- [Given information]:
· · · ·

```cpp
int aide_conv3x3_wino4(const float* x, int64_t x_bs, const float* u, const float* bias, float* y,
                       int64_t y_bs, int N, int Cin, int H, int W, int Cout, int accumulate, int splitk,
                       float* ws, float* stats_parts, const float* epi_scale, int epi_relu, const float* in_bn_tab,
                       int in_bn_group_images, hipStream_t stream) {
    const float* aff = epi_scale;
    const int aff_relu = aff ? epi_relu : 0;
    if (!x || !u || !y || !aide_conv3x3_wino4_supported(Cin, H, W, Cout) || x_bs % 4 || y_bs % 4 || (W == 16 && N % 2))
        return AIDE_ERR_ARG;
    static AideLdsOptIn lds_opt;
    if (int rc = lds_opt.ensure([] {
            constexpr int plain = F4_LDS * (int)sizeof(float), bnin = (F4_LDS + 4 * F4_BNIN_MAXC) * (int)sizeof(float);
            const struct { const void* fn; int bytes; } ks[] = {
                {(const void*)conv3x3_wino4_kernel<0>, plain}, {(const void*)conv3x3_wino4_kernel<1>, plain},
                {(const void*)conv3x3_wino4_kernel<2>, plain}, {(const void*)conv3x3_wino4_kernel<0, true>, plain},
                {(const void*)conv3x3_wino4_kernel<2, true>, plain}, {(const void*)conv3x3_wino4_kernel<0, false, true>, bnin},
                {(const void*)conv3x3_wino4_kernel<2, false, true>, bnin}};
            for (const auto& k : ks) {
                const hipError_t e = hipFuncSetAttribute(k.fn, hipFuncAttributeMaxDynamicSharedMemorySize, k.bytes);
                if (e != hipSuccess) return e;
            }
            return hipSuccess;
        })) return rc;
    W4Args a;
    if (stats_parts && !(splitk <= 1 && accumulate == 0 && W >= 32)) return AIDE_ERR_ARG;
    a.stats = stats_parts;
    const int mode = f4_mode(H, W, &a.blocks_h, &a.blocks_w);
    if (aff && (accumulate != 0 || !bias || (mode == 1 && splitk <= 1))) return AIDE_ERR_ARG;
    a.scale = splitk > 1 ? nullptr : aff;
    a.relu = aff_relu;
    a.pair = mode == 1 ? 1 : 0;
    if (in_bn_tab && (mode == 1 || aff || Cin > F4_BNIN_MAXC || in_bn_group_images < 1 || N % in_bn_group_images)) return AIDE_ERR_ARG;
    a.in_tab = in_bn_tab; a.in_ng = in_bn_tab ? in_bn_group_images : 1;
    a.x = x; a.u = u; a.x_bs = x_bs; a.N = N; a.Cin = Cin; a.H = H; a.W = W; a.Cout = Cout;
    a.n_co_tiles = (Cout + 63) / 64;
    a.stages_total = Cin / 4;
    if (splitk < 1) splitk = 1;
    if ((Cin / 8) % splitk != 0) return AIDE_ERR_ARG;
    if (splitk > 1 && !ws) return AIDE_ERR_ARG;
    a.splitk = splitk;
    if (splitk > 1) {
        a.y = ws; a.y_bs = (long)Cout * H * W; a.split_stride = (long)N * Cout * H * W;
        a.bias = nullptr; a.accumulate = 0;
    } else {
        a.y = y; a.y_bs = y_bs; a.split_stride = 0; a.bias = bias; a.accumulate = (accumulate == 1);
    }
    const long nb = (long)a.blocks_w * a.blocks_h * (a.pair ? N / 2 : N) * a.n_co_tiles * splitk;
    {
        const long P = (long)a.blocks_w * a.blocks_h * (a.pair ? N / 2 : N);
        const int C = a.n_co_tiles;
        const long per_xcd = nb / 8 > 0 ? nb / 8 : 1;
        const double ub = 144.0 * (double)Cin * Cout, xb = 1.44 * 4.0 * (double)N * Cin * H * W;
        long bp = 1; int bc = C;
        double best = 1e300;
        const bool grouped = AIDE_CONV_FLOPS(N, H, W, Cout, Cin) >= 8e9;
        for (long gp = 1; gp <= P && gp <= per_xcd && grouped; gp *= 2) {
            if (P % gp) continue;
            for (int gc = 1; gc <= C; ++gc) {
                if (C % gc || gp * gc > per_xcd) continue;
                const double cost = ub * (double)P / (double)gp + xb * (double)C / (double)gc;
                if (cost < best) { best = cost; bp = gp; bc = gc; }
            }
        }
        a.gp = (int)bp; a.gc = bc;
    }
    if (a.in_tab) {
        const size_t lds_bytes = (F4_LDS + 4 * (size_t)Cin) * sizeof(float);
        if (mode == 2) {
            AIDE_LAUNCH_TIMED(AIDE_KT_WINO4, AIDE_CONV_FLOPS(N, H, W, Cout, Cin), (conv3x3_wino4_kernel<2, false, true>),
                              dim3((unsigned)nb), dim3(256), lds_bytes, stream, a);
        } else {
            AIDE_LAUNCH_TIMED(AIDE_KT_WINO4, AIDE_CONV_FLOPS(N, H, W, Cout, Cin), (conv3x3_wino4_kernel<0, false, true>),
                              dim3((unsigned)nb), dim3(256), lds_bytes, stream, a);
        }
    } else if (a.scale && mode == 2) {
        AIDE_LAUNCH_TIMED(AIDE_KT_WINO4, AIDE_CONV_FLOPS(N, H, W, Cout, Cin), (conv3x3_wino4_kernel<2, true>), dim3((unsigned)nb),
                          dim3(256), F4_LDS * sizeof(float), stream, a);
    } else if (a.scale) {
        AIDE_LAUNCH_TIMED(AIDE_KT_WINO4, AIDE_CONV_FLOPS(N, H, W, Cout, Cin), (conv3x3_wino4_kernel<0, true>), dim3((unsigned)nb),
                          dim3(256), F4_LDS * sizeof(float), stream, a);
    } else if (a.pair) {
        AIDE_LAUNCH_TIMED(AIDE_KT_WINO4, AIDE_CONV_FLOPS(N, H, W, Cout, Cin), conv3x3_wino4_kernel<1>, dim3((unsigned)nb), dim3(256),
                          F4_LDS * sizeof(float), stream, a);
    } else if (mode == 2) {
        AIDE_LAUNCH_TIMED(AIDE_KT_WINO4, AIDE_CONV_FLOPS(N, H, W, Cout, Cin), conv3x3_wino4_kernel<2>, dim3((unsigned)nb), dim3(256),
                          F4_LDS * sizeof(float), stream, a);
    } else {
        AIDE_LAUNCH_TIMED(AIDE_KT_WINO4, AIDE_CONV_FLOPS(N, H, W, Cout, Cin), conv3x3_wino4_kernel<0>, dim3((unsigned)nb), dim3(256),
                          F4_LDS * sizeof(float), stream, a);
    }
    int rc = aide_launch_status();
    if (rc != 0) return rc;
    if (splitk > 1 && accumulate != 2) {
        const long total4 = (long)N * Cout * H * W / 4;
        AIDE_LAUNCH_TIMED(AIDE_KT_REDUCE, 0.0, w4_splitk_reduce_kernel, dim3((unsigned)min((total4 + 255) / 256, 4096L)), dim3(256), 0,
                           stream, ws, (long)N * Cout * H * W, splitk, y, (long)y_bs, Cout, H * W, bias, accumulate,
                           total4, aff, aff_relu);
        rc = aide_launch_status();
    }
    return rc;
}

}
```

aide_amd/csrc/conv3x3_winograd.hip:

```cpp
#include "common.h"

namespace {

struct WinoArgs {
    const float* x;
    const float* u;
    const float* bias;
    float* y;
    long x_bs, y_bs, split_stride;
    int N, Cin, H, W, Cout;
    int tiles_w, tiles_h, n_co_tiles, splitk, chunks_total, accumulate;
};

constexpr int WCK = 8;
constexpr int WTCO = 64;
constexpr int RROWS = 18, RRS = 24;
constexpr int RCS = RROWS * RRS + 8;
constexpr int RAWL = WCK * RCS;
constexpr int VL = 16 * 64 * WCK;
constexpr int UL = 16 * WTCO * WCK;
constexpr int WBUF = RAWL + VL + UL;
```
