static int direct_ties(bwts_ctx *ctx, const u8 *d_T, u64 n, const Alphabet &al, const u32 *d_fstart, u64 k, const SortSpace &sp,
                       const ActiveList &cur, u64 a, u64 *outcome)
{
    u64 *flag = ctx->d_small + CNT_DIRECT;
    HIPC(hipMemsetAsync(flag, 0, sizeof(u64), ctx->stream));
    {
        SpanGuard g(ctx, BWTS_K_RERANK, a, 24 * a);
        direct_ties_kernel<<<dim3((unsigned)((a + 255) / 256)), dim3(256), 0, ctx->stream>>>(cur.idx, cur.head, a, d_T, n, d_fstart, k, (u64)al.hstep,
                                                                                             sp.carry_out, flag);
        HIPC(hipGetLastError());
        STAGE("direct ties");
    }
    BWTS_TRY(read_small(ctx, CNT_DIRECT, 1));
    const u64 f = ctx->h_small[CNT_DIRECT];
    if (f != 0 && f != FR_DIRECT_GROUP && f != FR_DIRECT_DEEP) return BWTS_E_INTERNAL;
    *outcome = f ? f : (u64)FR_DIRECT_SETTLED;
    return BWTS_OK;
}
static bool direct_ties_allowed(const bwts_ctx *ctx, u64 n)
{
    int lg = 24;
    if (const char *e = bwts_knob(ctx, "BWTS_DIRECT_MIN_LOG2")) lg = atoi(e);
    if (lg < 0) lg = 0;
    return lg < 64 && n >= (1ull << lg);
}

struct SegBufs { u8 *big; u64 *bk[2]; u32 *bv[2], *bpos; };

static int seg_sort_round(bwts_ctx *ctx, SortSpace &sp, const SegBufs &sb, const u32 *head, u64 *K, u32 *V, u64 a, int rb, int round_key_bits,
                          bool *whole, bool *skip_next, u64 *m_big_out)
{
    u64 *cnt = ctx->d_small + SM_COUNTERS;
    u64 m_big = 0;
    {
        SpanGuard g(ctx, BWTS_K_RERANK, a, 20 * a);
        u64 *segcnt = ctx->d_small + SM_SEGCNT;
        HIPC(hipMemsetAsync(segcnt, 0, 256 * sizeof(u64), ctx->stream));
        const u64 waves = (a + SEG_OWN - 1) / SEG_OWN;
        seg_small_sort_kernel<<<dim3((unsigned)((waves + 3) / 4)), dim3(256), 0, ctx->stream>>>(head, K, V, a, sb.big, segcnt);
        HIPC(hipGetLastError());
    }
    BWTS_TRY(read_small(ctx, SM_SEGCNT, 256));
    for (int c = 0; c < 256; c++) m_big += ctx->h_small[SM_SEGCNT + c];
    if (m_big > a) return BWTS_E_INTERNAL;
    *m_big_out = m_big;
    *skip_next = m_big * 10 > a * 9;
    *whole = m_big * 5 > a * 4;
    if (*whole || !m_big) return BWTS_OK;
    {
        SpanGuard g(ctx, BWTS_K_RERANK, a, 20 * a);
        SegFlagIn fin{sb.big, head};
        SegBigOut fout{sb.big, head, K, V, a, rb, sb.bk[0], sb.bv[0], sb.bpos, cnt + 3};
        BWTS_TRY((device_scan<false, u64>(ctx, a, fin, fout, OpAdd(), (u64)0, sp.scan_temp)));
    }
    const SortPlan bp = sort_plan(sb.bk[0], sb.bk[1], sb.bv[0], sb.bv[1], sp.tile_hist, sp.scan_temp);
    int rbig = 0;
    const int big_bits = bitlen_u64(m_big / (SEG_CAP + 1)) + rb;
    BWTS_TRY(radix_sort_pairs(ctx, bp, m_big, big_bits < round_key_bits ? big_bits : round_key_bits, &rbig));
    SpanGuard g(ctx, BWTS_K_RERANK, m_big, 28 * m_big);
    seg_writeback_kernel<<<dim3((unsigned)((m_big + 255) / 256)), dim3(256), 0, ctx->stream>>>(sb.bk[rbig], sb.bv[rbig], sb.bpos, m_big, head, rb, K, V);
    HIPC(hipGetLastError());
    return BWTS_OK;
}

struct SparseRun {
    u64 *akeys[2], *dir_at;
    u32 *scratch, *tpos, *trank, *pdir_at;
    ActiveList sets[2];
    SegBufs sb;
    void declare(BlockLayout &L, u64 a)
    {
        L.arrays(a, &akeys[0], &akeys[1]); L.array(&scratch, a);
        for (int s = 0; s < 2; s++) L.arrays(a, &sets[s].idx, &sets[s].slot, &sets[s].head);
        L.arrays(a, &tpos, &trank);
        L.array(&dir_at, ((u64)1 << K0_DIR_LOG2_MAX) + 1); L.array(&pdir_at, ((u64)1 << K0_DIR_LOG2_MAX) + 2);
        L.array(&sb.big, a); L.arrays(a, &sb.bk[0], &sb.bk[1]); L.arrays(a, &sb.bv[0], &sb.bv[1], &sb.bpos);
    }
    u64 a0;
    int rb, round_key_bits;
    u64 *dir = nullptr;
    u32 *pdir = nullptr;
    int dlog = 0, psh = 0;
    ActiveList cur;
    u64 a, splits = 0;
    int nxt = 0;
    u32 rounds;
    bool seg_skip_next = false;
};

static int sparse_map(bwts_ctx *ctx, SparseRun &r, u64 n, const Alphabet &al, SortSpace &sp, const K0Keys &k0v)
{
    const u64 a = r.a0;
    SpanGuard g(ctx, BWTS_K_RERANK, a, 24 * a);
    const int kb = al.key_bits;
    r.dlog = kb < K0_DIR_LOG2_MAX ? kb : K0_DIR_LOG2_MAX;
    if (r.dlog > bitlen_u64(n)) r.dlog = bitlen_u64(n);
    if (r.dlog >= 8) {
        r.dir = r.dir_at;
        k0_directory_kernel<<<dim3((unsigned)(((1ull << r.dlog) + 1 + 255) / 256)), dim3(256), 0, ctx->stream>>>(k0v, n, kb, r.dlog, r.dir);
    }
    if (k0v.hi && (!r.dir || kb - r.dlog > 32)) return BWTS_E_INTERNAL;
    tied_map_keys_kernel<<<dim3((unsigned)((a + 255) / 256)), dim3(256), 0, ctx->stream>>>(r.cur.idx, a, r.akeys[0]);
    HIPC(hipMemcpyAsync(r.scratch, r.cur.head, a * sizeof(u32), hipMemcpyDeviceToDevice, ctx->stream));
    const SortPlan mp = sort_plan(r.akeys[0], r.akeys[1], r.scratch, r.trank, sp.tile_hist, sp.scan_temp);
    int mr = 0;
    BWTS_TRY(radix_sort_pairs(ctx, mp, a, bitlen_u64(n - 1) > 0 ? bitlen_u64(n - 1) : 1, &mr));
    tied_map_finish_kernel<<<dim3((unsigned)((a + 255) / 256)), dim3(256), 0, ctx->stream>>>(r.akeys[mr], a, r.tpos);
    if (mr == 0) HIPC(hipMemcpyAsync(r.trank, r.scratch, a * sizeof(u32), hipMemcpyDeviceToDevice, ctx->stream));
    fwd_report_of(ctx)[FR_DIRECTORY] = r.dir ? (u64)r.dlog : 0;
    if (r.dir) {
        const int pb = bitlen_u64(n - 1);
        r.psh = pb > K0_DIR_LOG2_MAX ? pb - K0_DIR_LOG2_MAX : 0;
        const u64 buckets = ((n - 1) >> r.psh) + 1;
        r.pdir = r.pdir_at;
        tpos_directory_kernel<<<dim3((unsigned)((buckets + 1 + 255) / 256)), dim3(256), 0, ctx->stream>>>(r.tpos, a, r.psh, buckets, r.pdir);
    }
    HIPC(hipGetLastError());
    return BWTS_OK;
}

· · · ·

There is a line with "int rb, round_key_bits;" and a line with "r.dir = r.dir_at;" above. Copy exactly those two lines and all lines between them, with nothing else.

- [Problem solution]:
    int rb, round_key_bits;
    u64 *dir = nullptr;
    u32 *pdir = nullptr;
    int dlog = 0, psh = 0;
    ActiveList cur;
    u64 a, splits = 0;
    int nxt = 0;
    u32 rounds;
    bool seg_skip_next = false;
};

static int sparse_map(bwts_ctx *ctx, SparseRun &r, u64 n, const Alphabet &al, SortSpace &sp, const K0Keys &k0v)
{
    const u64 a = r.a0;
    SpanGuard g(ctx, BWTS_K_RERANK, a, 24 * a);
    const int kb = al.key_bits;
    r.dlog = kb < K0_DIR_LOG2_MAX ? kb : K0_DIR_LOG2_MAX;
    if (r.dlog > bitlen_u64(n)) r.dlog = bitlen_u64(n);
    if (r.dlog >= 8) {
        r.dir = r.dir_at;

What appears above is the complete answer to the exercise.